2.4.1. Tentatives échouées de l’observation de l’effet de distinctivité avec une tâche implicite

Smith et Hunt (2000), dans deux expériences, ont demandé aux participants de faire, dans une phase d’encodage, soit des jugements de similarité, soit des jugements de différences parmi les items hautement similaires. Plus tard, les participants sont testés avec une tâche explicite (le rappel libre) et avec deux tâches implicites (l’association des mots et la production des exemplaires par catégorie). Les performances dans la tâche explicite ont montré l’avantage attendu des jugements de différences sur les jugements de similarité, alors que la manipulation ont affecté les tâches implicites seulement quand les sujets ont déclaré d’être conscient du lien qui existe entre la phase d’encodage et de test. Pour ces auteurs, ces résultats démontrent le rôle important des instructions intentionnelles pendant la phase test. Ils soulignent l’importance de récupération consciente des événements pour obtenir un effet de distinctivité.

En 1998, Rajaram essaie de contribuer à ce débat en utilisant un paradigme Remember/Know ou R/K (Tulving, 1985 ; Gardiner, 1988; Gardiner & Conway, 1999 ; Gardiner, Richardson-Klavehn, & Ramponi, 1998) dans une expérience dans laquelle elle teste l’effet de distinctivité orthographique. Dans ce paradigme, un jugement « remember » est assigné dès lors que le sujet se souvient avec certitude d’avoir effectivement vu l’item dans la phase d’apprentissage. La certitude est évaluée à partir des détails fournis relatifs à l’épisode précédent. Un jugement « know » est assigné dès lors que le sujet ne se souvient pas avec certitude qu’il a déjà vu l’item en question mais déclare avoir une certaine familiarité avec ce dernier. De ce fait, les réponses « remember » sont considérées comme une mesure de la mémoire explicite car elles proviennent de l’épisode vécu par le sujet et la récupération se fait selon un mode opératoire délibéré (Tulving, 1985 ; Hamilton & Rajaram, 2003) alors que les réponses « know » sont considérées comme issues de la mémoire implicite car le sentiment de familiarité ne nécessite pas d’effort conscient (Gardiner, 1988 ; Gardiner & Parkin, 1990). Les réponses « remember » et « know » sont dérivées d’une estimation de la reconnaissance et de la familiarité.

Dans son étude, Rajaram compare deux conditions dont l’une est la condition d’isolation dans laquelle elle présente les lettres d’une combinaison inhabituelle telle que « subpoena » (un terme juridique dont la fréquence lexicale anglo-saxone est très basse) et l’autre est la condition de non isolation dans laquelle les mots sont composés d’association de lettres communément utilisées en anglais telles que « sailboat – ‘voile’ en français ». Rajaram met en évidence un effet de la distinctivité orthographique pour les réponses « remember », mais elle ne retrouve pas cet effet sur les réponses « know ». Cette recherche a toutefois le mérite d’être, dans le domaine, l’une des premières tentatives de tester la distinctivité avec un paradigme qui teste la mémoire implicite.

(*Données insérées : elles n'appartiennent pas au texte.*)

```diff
@@ -749,8 +797,13 @@
         dW2 = _reduce_new(slab, nsplit, K * H1 * H1, (K, H1, H1, 1))
         dB2 = _reduce_new(bslab, nsplit, K * H1, (K, H1))
         dh1 = _empty(d, K, M, H1)
-        dev.gemm_nt(A=dh2, a_rows=flat(H1), M=M, C_out=dh1, c_rows=flat(H1), T=h1, groups=D["dh1"],
-                    ngroups=K, max_n=H1, vec=vnn)
+        rows = mask_rows(d)
+        if rows:
+            plan.mask_packs(params, True)
+            dev.gemm_rows(A=dh2, a_rows=flat(H1), M=M, C_out=dh1, c_rows=flat(H1), N=H1, K=H1, T=h1, groups=D["rdh1"], ngroups=K)
+        else:
+            dev.gemm_nt(A=dh2, a_rows=flat(H1), M=M, C_out=dh1, c_rows=flat(H1), T=h1, groups=D["dh1"],
+                        ngroups=K, max_n=H1, vec=vnn)
         del dh2
         slab, bslab = _empty(d, nsplit, K * H1 * N), _empty(d, nsplit, K * H1)
         dev.gemm_tn(G=dh1, g_rows=flat(H1), A=z, a_rows=Rows(Tf, K * Tf * N, N), M=M, slab=slab,
@@ -761,8 +814,12 @@
         dB1 = _reduce_new(bslab, nsplit, K * H1, (K, H1))
         del slab, bslab
         dxn = _empty(d, R, K, Tf, N)
-        dev.gemm_nt(A=dh1, a_rows=flat(H1), M=M, C_out=dxn, c_rows=Rows(Tf, K * Tf * N, N), groups=D["dxn"],
-                    ngroups=K, max_n=N, vec=vnn)
+        if rows:
+            dev.gemm_rows(A=dh1, a_rows=flat(H1), M=M, C_out=dxn, c_rows=Rows(Tf, K * Tf * N, N), N=N, K=H1, groups=D["rdxn"],
+                          ngroups=K)
+        else:
+            dev.gemm_nt(A=dh1, a_rows=flat(H1), M=M, C_out=dxn, c_rows=Rows(Tf, K * Tf * N, N), groups=D["dxn"],
+                        ngroups=K, max_n=N, vec=vnn)
         del dh1
         geo = Geom(R * K, 1, Tf * N, 0, N, Tf, N, K)
         ab = _empty(d, R * K, 2)
```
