## Add strip-walking pyramid downsample kernel that reuses vertical halo rows

Adds a pyramid-downsample kernel in which each 64-thread block walks several vertically stacked output tiles. The 3-row horizontal-sum halo is carried between tiles in a two-slot LDS ring, and the next tile's source rows are loaded into registers while the current tile is computed. This cuts redundant halo reads and per-tile block launch overhead when the grid is large. A heuristic enables it only when the strip grid would still hold many waves; otherwise, or when environment overrides or alignment checks say so, it falls back to the old kernel. Fewer blocks means less parallelism, and the longer serial loop per block adds sync points.

```diff
diff --git a/slam-sdvl_amd/csrc/sdvl_detect.hip b/slam-sdvl_amd/csrc/sdvl_detect.hip
--- a/slam-sdvl_amd/csrc/sdvl_detect.hip
+++ b/slam-sdvl_amd/csrc/sdvl_detect.hip
@@ -138,6 +138,139 @@
   }
 }
 
+__global__ __launch_bounds__(64) void pyr_down_strip_kernel(const PyrJob *__restrict__ jobs, int n_jobs, int gx, int gys, int tiles) {
+  using L = sdvl_pyr_strip_lds;
+  constexpr int kRowLanes = (L::kRowWords + 3) / 4, kRowsPerRound = 64 / kRowLanes;
+  static_assert(L::kNewRows <= 2 * kRowsPerRound && L::kHalo <= kRowsPerRound, "a tile's rows come in with two loads per lane");
+  __shared__ uint32_t s_srcw[L::kNewRows * L::kPitchWords];
+  __shared__ __attribute__((aligned(8))) uint16_t s_h[L::kRingRows][L::kTW];
+  const int id = blockIdx.x, per_frame = gx * gys;
+  const int slot = id >> 3;
+  const int bz = (slot / per_frame) * 8 + (id & 7);
+  if (bz >= n_jobs) return;
+  const int tq = slot % per_frame;
+  const int by = tq / gx, bx = tq - by * gx;
+  const PyrJob job = jobs[bz];
+  const int tx0 = bx * L::kTW, ty_first = by * tiles * L::kTH;
+  if (tx0 >= job.dw || ty_first >= job.dh) return;
+  const int ty_end = min(job.dh, ty_first + tiles * L::kTH);
+  const int tid = threadIdx.x;
+  const int xb = 2 * tx0 - 4;
+  const int nx = min(L::kTW, job.dw - tx0), last_byte = 2 * nx + 4;
+  const int words_row = job.sw >> 2, w0 = xb >> 2, nwords = last_byte / 4 + 1;
+  const int base_row = 2 * ty_first - 2;
+  const int lr = tid / kRowLanes, lq = tid - lr * kRowLanes;
+  const int s = min(max(w0 + 4 * lq, 0), words_row - 4);
+  const int col0 = s - w0;
+  const bool loader = lr < kRowsPerRound && 4 * lq < nwords;
+  const bool mend = xb < 0 || xb + last_byte >= job.sw;
+  const __attribute__((address_space(1))) uint32_t *srcw = (const __attribute__((address_space(1))) uint32_t *)job.src;
+  const auto load_row = [&](int row, bool inside, uint32_t (&v)[4]) {
+    const int sy = inside ? row : reflect101_clamped(row, job.sh);
+    const __attribute__((address_space(1))) uint32_t *pw = srcw + static_cast<uint32_t>(sy * words_row + s);
+    v[0] = pw[0], v[1] = pw[1], v[2] = pw[2], v[3] = pw[3];
+  };
+  const auto stage_row = [&](int r, const uint32_t (&v)[4]) {
+    uint32_t *dst = &s_srcw[r * L::kPitchWords];
+#pragma unroll
+    for (int k = 0; k < 4; k++) {
+      const int c = col0 + k;
+      if (c >= 0 && c < nwords) dst[c] = v[k];
+    }
+  };
+  uint32_t va[4], vb[4];
+  const auto issue = [&](int row0, int nrows) {
+    const bool inside = row0 >= 0 && row0 + nrows <= job.sh;
+    if (loader && lr < nrows) load_row(row0 + lr, inside, va);
+    if (loader && kRowsPerRound + lr < nrows) load_row(row0 + kRowsPerRound + lr, inside, vb);
+  };
+  const auto commit = [&](int nrows) {
+    if (loader && lr < nrows) stage_row(lr, va);
+    if (loader && kRowsPerRound + lr < nrows) stage_row(kRowsPerRound + lr, vb);
+  };
+  const auto mend_rows = [&](int nrows) {
+    if (mend && tid < nrows) {
+      uint8_t *row = reinterpret_cast<uint8_t *>(s_srcw) + tid * (L::kPitchWords * 4);
+      if (xb < 0) {
+        row[2] = row[6];
+        row[3] = row[5];
+      }
+      for (int b = max(2, job.sw - xb); b <= last_byte; b++) row[b] = row[max(reflect101_clamped(xb + b, job.sw) - xb, 0)];
+    }
+  };
+  const auto hsum_rows = [&](int nrows, int ring0, bool odd) {
+    constexpr int kRowsPerPass = 64 / (L::kTW / 2);
+    const int xp = tid % (L::kTW / 2);
+#pragma unroll
+    for (int r0 = 0; r0 < L::kNewRows; r0 += kRowsPerPass) {
+      const int r = r0 + tid / (L::kTW / 2);
+      if (r < nrows && 2 * xp < nx) {
+        const uint32_t *w = &s_srcw[r * L::kPitchWords + xp];
+        const uint32_t q0 = w[0], q1 = w[1], q2 = w[2];
+        const uint32_t hx = __builtin_amdgcn_udot4(q1, 0x00010406u, __builtin_amdgcn_udot4(q0, 0x04010000u, 0u, false), false);
+        const uint32_t hx1 = __builtin_amdgcn_udot4(q2, 0x00000001u, __builtin_amdgcn_udot4(q1, 0x04060401u, 0u, false), false);
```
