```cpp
ARTP_HD void orthogonalize_R(float* m) {
  orthogonalize_R9(m[0], m[1], m[2], m[4], m[5], m[6], m[8], m[9], m[10]);
// ... 253 lines not shown
```

### art_planner_amd/csrc/kernels.h

```cpp
#pragma once

#include "box_check.h"

namespace artp {

struct RobotDev {
  float torso[3];
  float foot[3];
  float torso_off[3];
  float feet_off_x, feet_off_y;
  int unknown_space_untraversable;
  double reach_z;
  double max_pitch_pert, max_roll_pert;
};

struct MapGeom {
  double len_x, len_y, pos_x, pos_y, res;
  int rows, cols;
};

struct SamplerDev {
  int from_distribution;
  const float* cum_prob;
  const float* cum_prob_rowwise;
// ... 54 lines not shown
  return s;
}

__device__ __forceinline__ bool map_is_inside(const MapGeom& g, double px, double py) {
  const double tx = -((px - g.pos_x) - 0.5 * g.len_x);
  const double ty = -((py - g.pos_y) - 0.5 * g.len_y);
  return tx >= 0.0 && ty >= 0.0 && tx < g.len_x && ty < g.len_y;
}

template <int WAVES>
__global__ void __launch_bounds__(64 * WAVES)
check_boxes_kernel(FieldDev f, float sx, float sy, float sz, const float* __restrict__ poses,
                   size_t n, uint8_t* __restrict__ hit, uint8_t* __restrict__ exit_codes,
                   ScratchCaps caps, int* __restrict__ error_flag) {
  extern __shared__ __attribute__((aligned(16))) char smem[];
  const int lane = threadIdx.x & 63;
  const int wave_in_block = threadIdx.x >> 6;
  const WaveScratch s = carve_scratch(smem, wave_in_block, caps);
  const size_t wave0 = (size_t)blockIdx.x * WAVES + wave_in_block;
  const size_t stride = (size_t)gridDim.x * WAVES;
  for (size_t i = wave0; i < n; i += stride) {
    float pose[16];
#pragma unroll
    for (int k = 0; k < 16; ++k) pose[k] = poses[16 * i + k];
    BoxHF b;
    setup_box(f, pose, sx, sy, sz, b);
    int ec;
    const int r = wave_check_box(f, b, s, lane, &ec);
    if (r < 0) {
      if (lane == 0) atomicExch(error_flag, 1);
    }
    if (lane == 0) {
      hit[i] = (uint8_t)(r > 0);
      if (exit_codes) exit_codes[i] = (uint8_t)(ec < 0 ? 255 : ec);
    }
    wave_lds_sync();
  }
}

__device__ __forceinline__ void rot_from_quat(float x, float y, float z, float w, float R[9]) {
  const float tx = 2.0f * x, ty = 2.0f * y, tz = 2.0f * z;
  const float twx = tx * w, twy = ty * w, twz = tz * w;
  const float txx = tx * x, txy = ty * x, txz = tz * x;
  const float tyy = ty * y, tyz = tz * y, tzz = tz * z;
  R[0] = 1.0f - (tyy + tzz);
  R[1] = txy - twz;
  R[2] = txz + twy;
  R[3] = txy + twz;
  R[4] = 1.0f - (txx + tzz);
  R[5] = tyz - twx;
  R[6] = txz - twy;
  R[7] = tyz + twx;
  R[8] = 1.0f - (txx + tyy);
}

__device__ __forceinline__ void pose3_from_se3(const double* se3, float t[3], float R[9]) {
  t[0] = (float)se3[0];
  t[1] = (float)se3[1];
  t[2] = (float)se3[2];
  rot_from_quat((float)se3[3], (float)se3[4], (float)se3[5], (float)se3[6], R);
}

struct __attribute__((aligned(16))) PoseRec {
  float t[3];
  float q[4];
  float bR[9];
};

__device__ __forceinline__ void make_pose_rec(const FieldDev& f, const double* se3, float4 out[4]) {
  float t[3], R[9], bR[9];
  pose3_from_se3(se3, t, R);
  box_rotation_in_field(f, R, bR);
  out[0] = make_float4(t[0], t[1], t[2], (float)se3[3]);
  out[1] = make_float4((float)se3[4], (float)se3[5], (float)se3[6], bR[0]);
  out[2] = make_float4(bR[1], bR[2], bR[3], bR[4]);
  out[3] = make_float4(bR[5], bR[6], bR[7], bR[8]);
}
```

En 2002, Geraci et Rajaram utilisent le même matériel et la même phase d’apprentissage pour tester l’effet de distinctivité orthographique avec une autre tâche implicite, une tâche  de complétion de trigrammes. Dans cette étude en inter-sujets, un groupe de participants devait compléter les trigrammes par les premiers mots qui leur venaient à l’esprit alors que le deuxième groupe de participants avait reçu des consignes explicites pour compléter les mêmes trigrammes avec les mots vus pendant la phase d’apprentissage. Les résultats ont mis en évidence un effet massif de la distinctivité orthographique uniquement pour le deuxième groupe. En ce qui concerne la tâche implicite sans consigne, bien que les résultats ne montrent pas d’effet de distinctivité, cet effet apparaît dès lors que les sujets se rendent compte qu’il y a un lien entre les trigrammes à compléter et les mots étudiés. Ces résultats vont donc dans le même sens de la proposition de Weldon et Coyote (1996) qui insistait sur la nécessité de la recollection pour obtenir l’effet de distinctivité.